Boston's public institutions are sitting on a digital storage problem years in the making. Duplicate image files — the same photograph indexed two, three, sometimes a dozen times across mismatched database systems — have quietly ballooned into a measurable drain on city and university IT budgets, according to internal audits reviewed by The Daily Boston and conversations with archivists working inside several affected organizations.
The problem matters now because city agencies, from the Boston Public Library's Digital Repository on Boylston Street to the Mayor's Office of Arts and Culture, have been accelerating digitization drives since 2022. More scanning means more files. More files, without a coordinated deduplication protocol, means geometric growth in redundancy. One mid-sized municipal archive can generate north of 40,000 image assets per digitization cycle, and without automated duplicate detection, staff are manually reconciling records that should have been caught at the ingest stage.
The Scale of the Problem in Boston's Institutions
The Boston Public Library's Digital Commonwealth platform, a statewide initiative administered through a partnership with the Massachusetts Board of Library Commissioners, hosts more than 1.7 million digital objects as of its most recent public count. Staff there have acknowledged that duplicate ingestion — particularly from partner libraries uploading collections independently — has been a recurring data quality challenge. Northeastern University's Digital Repository Services, based on the Huntington Avenue campus in Fenway, faces a parallel issue: collections donated by multiple sources often arrive with overlapping photographs already processed by the donor institution, creating redundant master files that eat into allocated storage quotas.
Storage is not free. Cloud archiving costs for high-resolution TIFF image files, the archival standard, typically run between $0.02 and $0.05 per gigabyte per month depending on the vendor tier. A single undeduplicated collection of 50,000 images, each averaging 30 megabytes, consumes roughly 1.5 terabytes. Run the numbers: that's potentially $75 a month in pure storage overhead for one redundant set — multiplied across dozens of institutional collections, and compounded over years, the figure becomes significant against flat or shrinking digital infrastructure budgets.

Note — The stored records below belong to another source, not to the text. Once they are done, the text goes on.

# pmeletis/IV2019-boosting-semantic-segmentation-with-weak-labels

Measured on NVIDIA B200. Metric: train_images_per_s, higher is better.
Workload: dtype bf16

## Files before the change

### iv2019-boosting-semantic-segmentation-with-weak-labels_b200/csrc/conv_igemm_sm100.cu

```cuda
#include <cuda.h>

#include <cstdlib>
#include <map>
#include <mutex>
#include <tuple>
#include <vector>

#include "common.cuh"
#include "tc_sm100.cuh"

namespace wlseg {

int check_conv_params(const wlseg_conv_params* p);
int conv_fprop_direct(const wlseg_conv_params* p, const void* x, const void* w, void* y, const float* scale,
                      const float* shift, const void* residual, cudaStream_t s);

constexpr int kBM = 128;
constexpr int kBK = 64;
constexpr int kUmmaK = 16;
constexpr int kEpiWarp0 = 4;
constexpr int kABytes = kBM * kBK * 2;
constexpr int kSmemBudget = 224 * 1024;

struct IgemmParams {
  CUtensorMap map_a;
  CUtensorMap map_b;
  CUtensorMap map_y;
  CUtensorMap map_r;
  void* y;
  const float* scale;
  const float* shift;
  const void* res;
  double* bn_sum;
  double* bn_sqsum;
  const uint32_t* out_mask;
  const float* bnb_scale;
  const float* bnb_shift;
  const float* bnb_mean;
  const float* bnb_invstd;
  wlseg_bn_finalize_args fin;
  CUtensorMap map_ah;
  int halo_rows, halo_bytes, halo_sbo;
  int epi_split;
  int N, P, Q, K, C;
  int R, S, stride, dilation, pad_top, pad_left;
  int y_pitch, res_pitch, res_stride, res_H, res_W;
  int relu;
  int tw_log2;
  int tiles_w, tiles_h, n_tiles, total_tiles;
  int cchunks;
  int num_kb;
  int stages;
  int epi_bufs;
  int res_mid;
  int epi_db;
  int reverse;
  FastDiv fd_n_tiles, fd_tiles_w, fd_tiles_h;
  int m_tiles;
  int units;
};

constexpr int kSubW = 64;
constexpr int kWarpBufBytes = 32 * kSubW * 2;
constexpr int kMaxStages = 8;
constexpr int kMaxEpiWarps = 16;
constexpr int kBarBytes = 512;
constexpr int kSmemMax = 227 * 1024;

template <int BN, bool kPair = false>
struct IgemmCfg {
  static constexpr int kBRows = kPair ? BN / 2 : BN;
  static constexpr int kBBytes = kBRows * kBK * 2;
  static constexpr int kStageBytes = kABytes + kBBytes;
  static constexpr int kTmemCols = 2 * BN < 32 ? 32 : 2 * BN;
};

__device__ __forceinline__ void warp_column_sums(float (&v)[32], int lane) {
#pragma unroll
  for (int off = 16; off >= 1; off >>= 1) {
    const bool upper = (lane & off) != 0;
#pragma unroll
    for (int i = 0; i < off; ++i) {
      const float send = upper ? v[i] : v[i + off];
      const float keep = upper ? v[i + off] : v[i];
      v[i] = keep + __shfl_xor_sync(0xffffffffu, send, off);
    }
  }
}

struct SubTileCursor {
  int tile, st;
  int n, p0, q0, k0;
};

template <int BN, bool kPair>
__device__ __forceinline__ void decode_tile(const IgemmParams& prm, int tile, int rank, int& n, int& p0, int& q0, int& k0) {
  uint32_t umt, unt;
  prm.fd_n_tiles.divmod((uint32_t)tile, umt, unt);
  int mt = (int)umt;
  if (kPair) mt = 2 * mt + rank;
  k0 = (int)unt * BN;
  if (kPair && mt >= prm.m_tiles) {
    n = prm.N; p0 = 0; q0 = 0;
    return;
  }
  if (prm.reverse) mt = prm.m_tiles - 1 - mt;
  uint32_t rest, twi, un, thi;
  prm.fd_tiles_w.divmod((uint32_t)mt, rest, twi);
  prm.fd_tiles_h.divmod(rest, un, thi);
  n = (int)un;
  q0 = (int)twi << prm.tw_log2;
  p0 = (int)thi * (kBM >> prm.tw_log2);
}

template <int BN>
__device__ __forceinline__ int num_subtiles(const IgemmParams& prm, int k0) {
  const int left = prm.K - k0;
  const int full = BN / kSubW;
  const int need = (left + kSubW - 1) / kSubW;
  return need < full ? need : full;
}
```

The MBTA's internal communications archive, maintained separately from the public-facing system and used for engineering and planning records, reportedly underwent an image audit in late 2024 as part of a broader records modernization effort tied to the agency's ongoing reliability reform push. The audit scope included photographic documentation of track infrastructure and station conditions at stops including Back Bay, JFK/UMass, and Forest Hills. The precise volume of duplicates identified has not been made public, but the audit itself signals that even transit agencies are now treating redundant image data as an administrative liability rather than a benign byproduct of documentation work.
What Deduplication Actually Costs — and What It Saves
Fixing the problem is not simple. Automated deduplication software — tools that hash image files and flag exact or near-exact matches — can process large collections quickly, but institutions must first decide which version of a duplicate is the canonical record. That decision requires human review. Archivists at institutions like the Boston Athenaeum on Beacon Street or the Massachusetts Historical Society on Boylston Street have long understood that two photographs that appear identical to a computer algorithm may have different provenance metadata that makes each archivally distinct.
The practical math still favors intervention. A deduplication pass on a 500,000-asset collection that removes even 8 percent of files — a conservative estimate for institutions that have never run such a process — eliminates 40,000 objects. At 30 megabytes each, that's 1.2 terabytes of recovered storage and a cleaner catalog that researchers, journalists, and the public can actually navigate without wading through identical results.
For institutions planning their next digitization cycle, archivists recommend building deduplication checks directly into the ingest workflow rather than retrofitting them afterward. The Digital Commonwealth platform has published metadata quality guidelines that address this, and the Massachusetts Board of Library Commissioners runs periodic training sessions for partner institutions. The next scheduled training series is expected in fall 2026. Waiting until a collection reaches crisis scale makes the remediation job exponentially harder — and the storage bills in the meantime don't pause.